Count the lines below containing "hipErrorInvalidValue". Number only.

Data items
--- START ---
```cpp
struct TDesc {
    void* p;
    long sN, sD, sH, sW;
};
// ... 45 lines not shown
    int ep_general;
    int pool_hw;
    int spmul;
    const half_t* xs_w; TDesc xs_res, xs_out; int xs_cout;
    int persist_total;
    unsigned in_sample_bytes;
    int nphase;
    long ph_wofs[4];
    unsigned ph_ooff[4];
    int ph_PH[4], ph_PW[4];
    int xf_kind;
    int v32_srows;
    TDesc xf_y, xf_res, xf_out;
    const float* xf_stats; const float* xf_gamma; const float* xf_beta;
    float xf_slope;
#ifdef CS_TIMELINE
    unsigned long long* tl;
    long tl_cap;
#endif
};

__device__ __forceinline__ float gn_scale(float rstd, float gamma) { return rstd * gamma; }
__device__ __forceinline__ float gn_shift(float mean, float sc, float beta) { return fmaf(-mean, sc, beta); }
__device__ __forceinline__ float gn_lrelu(float v, float sc, float sh, float rr, float slope)
{
    float a = fmaf(v, sc, sh);
    a = a + rr;
    return fmaxf(a, a * slope);
}

// ... 15 lines not shown
    long sN, sH, sW;
    const half_t* w1; const half_t* w2;
    const float* b1; const float* b2; const float* s2; const float* t2;
    int act1; float slope1;
    int N, H, W;
};
bool vol32_fused_supported(const ResBlock3dCall& c);
int launch_vol32_fused(const ResBlock3dCall& c, hipStream_t st);
bool vol32_supported(const ConvParams& p);
int vol32_stat_nblk(const ConvParams& p);
int launch_vol32(const ConvParams& p, hipStream_t st);
bool conv_wide_supported(const ConvParams& p, int mode);
int launch_conv_wide(const ConvParams& p, int mode, hipStream_t st);
bool conv_lat_supported(const ConvParams& p, int mode);
int launch_conv_lat(const ConvParams& p, int mode, hipStream_t st);
const half_t* cs_zero_page();

int launch_conv_first(const float* img, const float* w, const float* b, half_t* out, int N, int H, int W, hipStream_t st);
int launch_avgpool(const half_t* in, int N, int D, int H, int W, int C, TDesc out, hipStream_t st);
int launch_dm_compress(const float* f, const float* w, const float* b, half_t* comp, int N, int D, int H, int W, hipStream_t st);
int launch_dm_sparse(const half_t* comp, const float* kp_d, const float* kp_s, half_t* out, int out_stride, int N, int D,
                     int H, int W, hipStream_t st, bool shared_comp = false, bool shared_kps = false);
int launch_dm_softmax(const float* part, const float* bias, const float* kp_d, const float* kp_s, float* deform, float* mask_out,
                      int N, int D, int H, int W, hipStream_t st, int compact = 0, bool shared_kps = false);
int launch_dm_softmax_warp(const float* part, const float* bias, const float* kp_d, const float* kp_s, const float* in, float* out32,
                           half_t* out16, float* deform, int N, int D, int H, int W, hipStream_t st, int compact = 0, bool shared_in = false,
                           bool shared_kps = false);
int launch_occ_finish(const float* part, float bias, float* occ, int N, int H, int W, hipStream_t st);
int launch_occ_finish49(const float* part, float bias, float* occ, int N, int H, int W, hipStream_t st);
int launch_grid_sample(const float* in, const float* grid, float* out32, half_t* out16, int N, int D, int H, int W, hipStream_t st,
// ... 45 lines not shown
```

canonswap_amd/csrc/conv_epilogue.h:

```cpp
#pragma once
#include "common.h"

#ifndef EP_TL
#define EP_TL(i) do { } while (0)
#endif
typedef unsigned int ep_u4_t __attribute__((ext_vector_type(4)));
typedef unsigned int ep_u2_t __attribute__((ext_vector_type(2)));

static inline int ep_check_extents(const ConvParams& p, const char* who)
{
    auto span = [&](const TDesc& t) -> long {
        return (long)(p.N - 1) * t.sN + (long)(p.D - 1) * t.sD + (long)(p.H - 1) * t.sH + (long)(p.W - 1) * t.sW + p.Cout;
    };
    auto wide = [&](const TDesc& t) { return t.sD >= (1L << 23) || t.sH >= (1L << 23) || t.sW >= (1L << 23); };
    const long lim = 1L << 31;
    long ph_max = 0;
    for (int z = 0; z < p.nphase && z < 4; ++z) ph_max = p.ph_ooff[z] > ph_max ? (long)p.ph_ooff[z] : ph_max;
    if ((p.out0.p && span(p.out0) + ph_max >= lim) || (p.out1.p && span(p.out1) >= lim) || (p.res.p && span(p.res) >= lim)) {
        cs_set_error("%s: a tensor of this launch spans 2^31 elements or more (32-bit in-tensor offsets)", who);
        return -1;
    }
    if ((p.out0.p && wide(p.out0)) || (p.out1.p && wide(p.out1)) || (p.res.p && wide(p.res)) || p.D >= (1 << 22) || p.H >= (1 << 22) ||
        p.W >= (1 << 22)) {
        cs_set_error("%s: an axis stride of 2^23 elements or more (24-bit multiplies in the addressing)", who);
// ... 155 lines not shown
            float ep_pa[4], ep_pb[4]; \
_Pragma("unroll") \
            for (int r = 0; r < 4; ++r) { \
                ep_pa[r] = ep_row_sum16(ep_sum[EP_STAT ? ci : 0][r]); ep_pb[r] = ep_row_sum16(ep_sq[EP_STAT ? ci : 0][r]); \
                ep_sum[EP_STAT ? ci : 0][r] = 0.f; ep_sq[EP_STAT ? ci : 0][r] = 0.f; \
            } \
             \
            if (l15 == 0 && cb < p.Cout) { \
                float4* dst = (float4*)(p.stat_out + (((long)tn * ep_nblk + ep_blk) * p.Cout + cb) * 2); \
                dst[0] = make_float4(ep_pa[0], ep_pb[0], ep_pa[1], ep_pb[1]); \
                dst[1] = make_float4(ep_pa[2], ep_pb[2], ep_pa[3], ep_pb[3]); \
            } \
        } \
    }
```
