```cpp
inline uint16_t f32_to_bf16(float f) {
    uint32_t u;
    memcpy(&u, &f, 4);
// ... 128 lines not shown
    int conv_tile_hint = 0;
    int wino_mode = 1;
    static constexpr int kChainModeAll = 1023;
    int chain_mode = (getenv("GRNET_BF16_CHAIN") ? atoi(getenv("GRNET_BF16_CHAIN")) : kChainModeAll) & kChainModeAll;
    int bf16_min_frames = 0;
    int gru_mode = 3;
    unsigned* gru_fault = nullptr;
    unsigned* gru_fault_dev = nullptr;

    std::vector<ConvLayer> convs;
    std::vector<Op> ops;
    std::vector<size_t> buffer_floats;
    std::vector<FuseUpPlan> fuse_ups;
    std::vector<ChainPlan> chains;
    std::vector<RollPlan> rolls;
    struct SumPlan { View out; std::vector<AddRef> adds; };
    std::vector<SumPlan> sum_views;
    std::vector<std::pair<std::string, View>> named;
    std::vector<int> end_reads;
    View v_input, v_cat, v_heat, v_smpl_feats, v_csmap;
    View v_in8;
    bool bf16_stem = false;
    int cur_lane = 0;
    bool solo_region = false;

    static constexpr int64_t kArenaHead = 64, kArenaTail = 64, kArenaAlign = 64;
    ArenaPlan arena_plan;
    float* arena = nullptr;
    size_t arena_floats = 0;
    std::vector<void*> dev_allocs;
    float* zeros = nullptr;
    float *d_plf = nullptr, *d_csf = nullptr, *d_stats = nullptr, *d_rot6d = nullptr, *d_shape = nullptr, *d_cam = nullptr;
    float *d_rotmat = nullptr, *d_theta = nullptr, *d_A = nullptr, *d_verts = nullptr, *d_kp3d = nullptr, *d_kp2d = nullptr;

    std::unordered_map<std::string, HostTensor> tensors;
    TailWeights tailw{};
    SmplTables smpl{};
    GruWeights gruw{};
    TsAttnWeights tsw{};
    FeatCorrWeights fcw{};
    std::vector<float> J_regressor_host;
    float *jreg_pack = nullptr, *jreg_ws = nullptr;
    int jreg_rows = 0;
    float* smooth_ws = nullptr;
    RasterMesh rmesh{};
    void* rmesh_block = nullptr;
    void* raster_ws = nullptr;

    std::vector<Op> ops_flat;
    std::vector<hipEvent_t> op_events_flat;
    hipStream_t side[kLanes] = {};
    hipEvent_t ev_fork = nullptr, ev_join[kLanes] = {};
    int lanes_used = 1;
    int launches_last = 0;
    int last_n = 16;
    std::map<int, int> tuned_mode;
    struct GraphKey {
        int n; const void* in; grnet_outputs_t o;
        bool operator<(const GraphKey& r) const {
            if (n != r.n) return n < r.n;
            if (in != r.in) return in < r.in;
            return std::memcmp(&o, &r.o, sizeof(o)) < 0;
        }
    };
    struct GraphEntry { hipGraphExec_t exec; unsigned long long last_use; };
    std::map<GraphKey, GraphEntry> graphs;
    unsigned long long graph_clock = 0;
    std::vector<GraphKey> seen_once;
    hipStream_t capture_stream = nullptr;
    std::vector<hipEvent_t>* tl_start = nullptr;
    std::vector<hipEvent_t>* tl_end = nullptr;

    float* temporal_ws = nullptr;
    size_t temporal_ws_floats = 0;
    TapSink tap_sink;
    bool taps_armed = false;

    int fail(int code, const std::string& msg) {
        err = msg;
        return code;
    }
    static View slice(View v, int coff, int c) {
        v.coff += coff;
        v.c = c;
        return v;
    }
    void name_view(const std::string& n, const View& v) { named.emplace_back(n, v); }
    float* base(const View& v, const float* frames = nullptr) const {
        if (v.slot >= 0) return arena + arena_plan.off[v.slot];
        return v.slot == View::kFrames ? const_cast<float*>(frames) : nullptr;
    }
    template <class P>
    void bind(const View& v, P*& p, int& ctot, int& coff, const float* frames = nullptr) const { p = base(v, frames); ctot = v.ctot; coff = v.coff; }
    const void* bf16_at(const View& v) const { return reinterpret_cast<const uint16_t*>(base(v)) + v.coff; }
    bool pair_active(int n) const { return dtype == 1 && (chain_mode & 64) && !conv_tile_hint && (long)n * 56 * 56 >= 256L * 112 * 2; }

    View new_buffer(int c, int h, int w);
    View add_conv(View in, std::vector<ConvSeg> segs, int ks, int stride, bool relu, std::vector<AddRef> adds = {}, const View* out_override = nullptr);
    View conv_bn(View in, const std::string& wkey, const std::string& bn, int cout, int ks, int stride, bool relu, std::vector<AddRef> adds = {},
                 const View* out_override = nullptr);
    View add_bilinear(View in);
    std::vector<View> hr_module(std::vector<View> xs, const std::string& p, const View* out0);
    std::vector<View> hr_fuse_grouped(const std::vector<View>& xs, const std::string& p, const View* out0, const std::vector<int>& branch_tail);
    std::vector<View> hr_fuse_separate(std::vector<View> xs, const std::string& p, const View* out0, bool up0 = false, const std::vector<int>& branch_tail = {});
    void add_roll(int kind, int n_convs);
    void build_plan();
// ... 72 lines not shown
```

video-based-gait-analysis-for-dementia_amd/csrc/grnet_plan.cpp:

```cpp
#include "grnet_impl.h"

View grnet::new_buffer(int c, int h, int w) {
    const int ct = dtype == 1 ? (c + 7) / 8 * 8 : c;
    View v;
    v.slot = (int)buffer_floats.size();
    v.ctot = ct; v.coff = 0; v.c = c; v.h = h; v.w = w;
    buffer_floats.push_back((size_t)ct * h * w);
    return v;
}

View grnet::add_conv(View in, std::vector<ConvSeg> segs, int ks, int stride, bool relu, std::vector<AddRef> adds,
                     const View* out_override) {
    ConvLayer L;
    L.in = in;
    int cout = 0;
    for (auto& s : segs) cout += s.cout;
    const int pad = ks / 2;
    const int ho = (in.h + 2 * pad - ks) / stride + 1, wo = (in.w + 2 * pad - ks) / stride + 1;
    L.out = out_override ? *out_override : new_buffer(cout, ho, wo);
    L.segs = std::move(segs);
    L.cout = cout; L.ks = ks; L.stride = stride; L.relu = relu;
    L.adds = std::move(adds);
    L.cin_w = (dtype == 1 && in.c == 8 && in.ctot == 8) ? 3 : in.c;
    L.macs_per_frame = (double)ho * wo * cout * L.cin_w * ks * ks;
    L.lane_hint = cur_lane;
    L.solo = solo_region;
    convs.push_back(L);
    Op op;
    op.kind = Op::CONV;
    op.conv_idx = (int)convs.size() - 1;
    op.lane = cur_lane;
    ops.push_back(op);
    return convs.back().out;
}
View grnet::conv_bn(View in, const std::string& wkey, const std::string& bn, int cout, int ks, int stride, bool relu,
                    std::vector<AddRef> adds, const View* out_override) {
    return add_conv(in, {ConvSeg{wkey, bn, "", cout}}, ks, stride, relu, std::move(adds), out_override);
}
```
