# ClickHouse/libhdfs3

Measured on AMD Instinct MI355X. Metric: device-resident CRC32C GiB/s over 512 B HDFS chunks; % of HBM roofline, higher is better.
Workload: dtype u8

## Files before the change

libhdfs3_amd/csrc/crc32c_experiments.hip:

```cpp
#include "crc32c_wave.h"

namespace hdfs3crc {
namespace {

template <int BPC, bool V>
hipError_t launch_exp(const LaunchEnv &env, int variant, const ChunkLaunch &a) {
    const auto [tab, fold, grid_cap, s] = std::tie(env.tables, env.fold, env.grid_cap, env.stream);
    if constexpr (BPC > kRoundBytes) {
        if (variant == 115) return launch_r3<BPC, V, 1, true, true>(a, tab, fold, grid_cap, s);
        if (variant == 123) return launch_r3<BPC, V, 1, true>(a, tab, fold, grid_cap, s);
    }
    if constexpr (BPC <= kRoundBytes) {
        switch (variant) {
        case 92:
            return launch_wave3<BPC, V, false, true, kLabEarly>(a, tab, fold, grid_cap, s);
        case 93:
            return launch_wave3<BPC, V, false, false>(a, tab, fold, grid_cap, s);
        case 94:
            return launch_wave3<BPC, V, false, V>(a, tab, fold, grid_cap, s);
        case 95:
            return launch_wave3<BPC, V, false, true, kLabNoHold>(a, tab, fold, grid_cap, s);
        case 77:
            return launch_wave3<BPC, V, false, true, kLabNoMath>(a, tab, fold, grid_cap, s);
        case 99:
        case 100: {
            const uint64_t units = a.len / kRoundBytes;
            const uint64_t npk = variant == 99 ? 1 : 8;
            const uint64_t upp = units / npk;
            if (a.len % kRoundBytes || units % npk || (upp & (upp - 1)) || a.chunk_base) return hipErrorInvalidValue;
            ChunkLaunch p = a;
            p.npk = npk;
            p.pitch = upp * kRoundBytes;
            p.crc_pitch = upp * (kRoundBytes / BPC) * 4;
            p.last_len = uint32_t(upp * kRoundBytes);
            if (!packet_geom(p.pitch, p.last_len, npk, BPC, &p.geom)) return hipErrorInvalidValue;
            return launch_wave3<BPC, V, true, false>(p, tab, fold, grid_cap, s);
        }
        case 115:
            return launch_wave3<BPC, V, false, true, kLabPrio>(a, tab, fold, grid_cap, s);
        case 117:
            return launch_wave3<BPC, V, false, true, kLabNoPrio>(a, tab, fold, grid_cap, s);
        case 118:
            return launch_wave3<BPC, V, false, true, kLabNoStore>(a, tab, fold, grid_cap, s);
        case 119:
            return launch_wave3<BPC, V, false, true, kLabNearStore>(a, tab, fold, grid_cap, s);
        case 123:
            return launch_wave3<BPC, V, false, true>(a, tab, fold, grid_cap, s);
        case 122:
            return launch_wave3<BPC, V, false, true, kLabNoStage>(a, tab, fold, grid_cap, s);
        case 130:
            return launch_wave3<BPC, V, false, true, kLabStageWin>(a, tab, fold, grid_cap, s);
        case 157:
            return launch_wave3<BPC, V, false, true, kLabFull16>(a, tab, fold, grid_cap, s);
        case 128:
            return launch_wave3<BPC, V, false, true, kLabStorePlain>(a, tab, fold, grid_cap, s);
        case 146:
            return launch_wave3<BPC, V, false, true, kLabClock | kLabMid>(a, tab, fold, grid_cap, s);
        case 147:
            return launch_wave3<BPC, V, false, true, kLabNoTabLoad | kLabClock | kLabMid>(a, tab, fold, grid_cap, s);
        case 148:
            return launch_wave3<BPC, V, false, true, kLabNoTabLoad>(a, tab, fold, grid_cap, s);
        case 137:
            return launch_wave3<BPC, V, false, true, kLabWg1024>(a, tab, fold, grid_cap, s);
        case 162:
            return launch_wave3<BPC, V, false, true, kLabOneRound>(a, tab, fold, grid_cap, s);
        case 132:
            return launch_wave3<BPC, V, false, true, 0, 256>(a, tab, fold, grid_cap, s);
        case 134:
            return launch_wave3<BPC, V, false, true, 0, 512>(a, tab, fold, grid_cap, s);
        case 125:
            return launch_wave3<BPC, V, false, true, kLabClock>(a, tab, fold, grid_cap, s);
        case 78:
            return launch_wave3<BPC, V, false, true, kLabNoMath | kLabNoFill>(a, tab, fold, grid_cap, s);
        default: return hipErrorInvalidValue;
        }
    }
    return hipErrorInvalidValue;
}

}

hipError_t launch_experiment(const LaunchEnv &env, int variant, const ChunkLaunch &a, bool verify) {
    return dispatch_bpc<true>(a.bpc, [&](auto bpc) {
        return verify ? launch_exp<bpc(), true>(env, variant, a) : launch_exp<bpc(), false>(env, variant, a);
    });
}

void set_variant(int v) { g_variant = v; }

hipError_t lab_clock_buffer(unsigned long long *d, unsigned int cap, unsigned int *n_out) {
    unsigned int n = 0;
    hipError_t e = hipMemcpyFromSymbol(&n, HIP_SYMBOL(g_lab_clk_n), sizeof n);
    if (e != hipSuccess) return e;
    if (n_out) *n_out = n;
    const unsigned int zero = 0;
    if ((e = hipMemcpyToSymbol(HIP_SYMBOL(g_lab_clk), &d, sizeof d)) != hipSuccess) return e;
    if ((e = hipMemcpyToSymbol(HIP_SYMBOL(g_lab_clk_cap), &cap, sizeof cap)) != hipSuccess) return e;
    return hipMemcpyToSymbol(HIP_SYMBOL(g_lab_clk_n), &zero, sizeof zero);
}

hipError_t lab_wave_buffer(unsigned long long *d, unsigned int cap, unsigned int *n_out) {
    if (n_out) *n_out = g_lab_seq.exchange(0);
    hipError_t e;
    const unsigned long long *none = nullptr;
    if ((e = hipMemcpyToSymbol(HIP_SYMBOL(g_lab_wave), &none, sizeof none)) != hipSuccess) return e;
    if (!d || !cap) return hipSuccess;
    if ((e = hipMemcpyToSymbol(HIP_SYMBOL(g_lab_wave_cap), &cap, sizeof cap)) != hipSuccess) return e;
    return hipMemcpyToSymbol(HIP_SYMBOL(g_lab_wave), &d, sizeof d);
}

hipError_t launch_stream_read(const uint8_t *d, uint64_t len, uint32_t *sink, int grid,
                              hipStream_t stream, bool overlap_previous) {
    const bool nt = grid < 0;
    const dim3 g(nt ? -grid : grid), b(256);
    auto k = nt ? stream_read_kernel<true> : stream_read_kernel<false>;
    if (overlap_previous)
        hipExtLaunchKernelGGL(k, g, b, 0, stream, nullptr, nullptr, hipExtAnyOrderLaunch, d, len / 16, sink,
                              g_lab_seq++);
    else
        hipLaunchKernelGGL(k, g, b, 0, stream, d, len / 16, sink, g_lab_seq++);
    return hipGetLastError();
}
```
--- END ---
Worked solution
4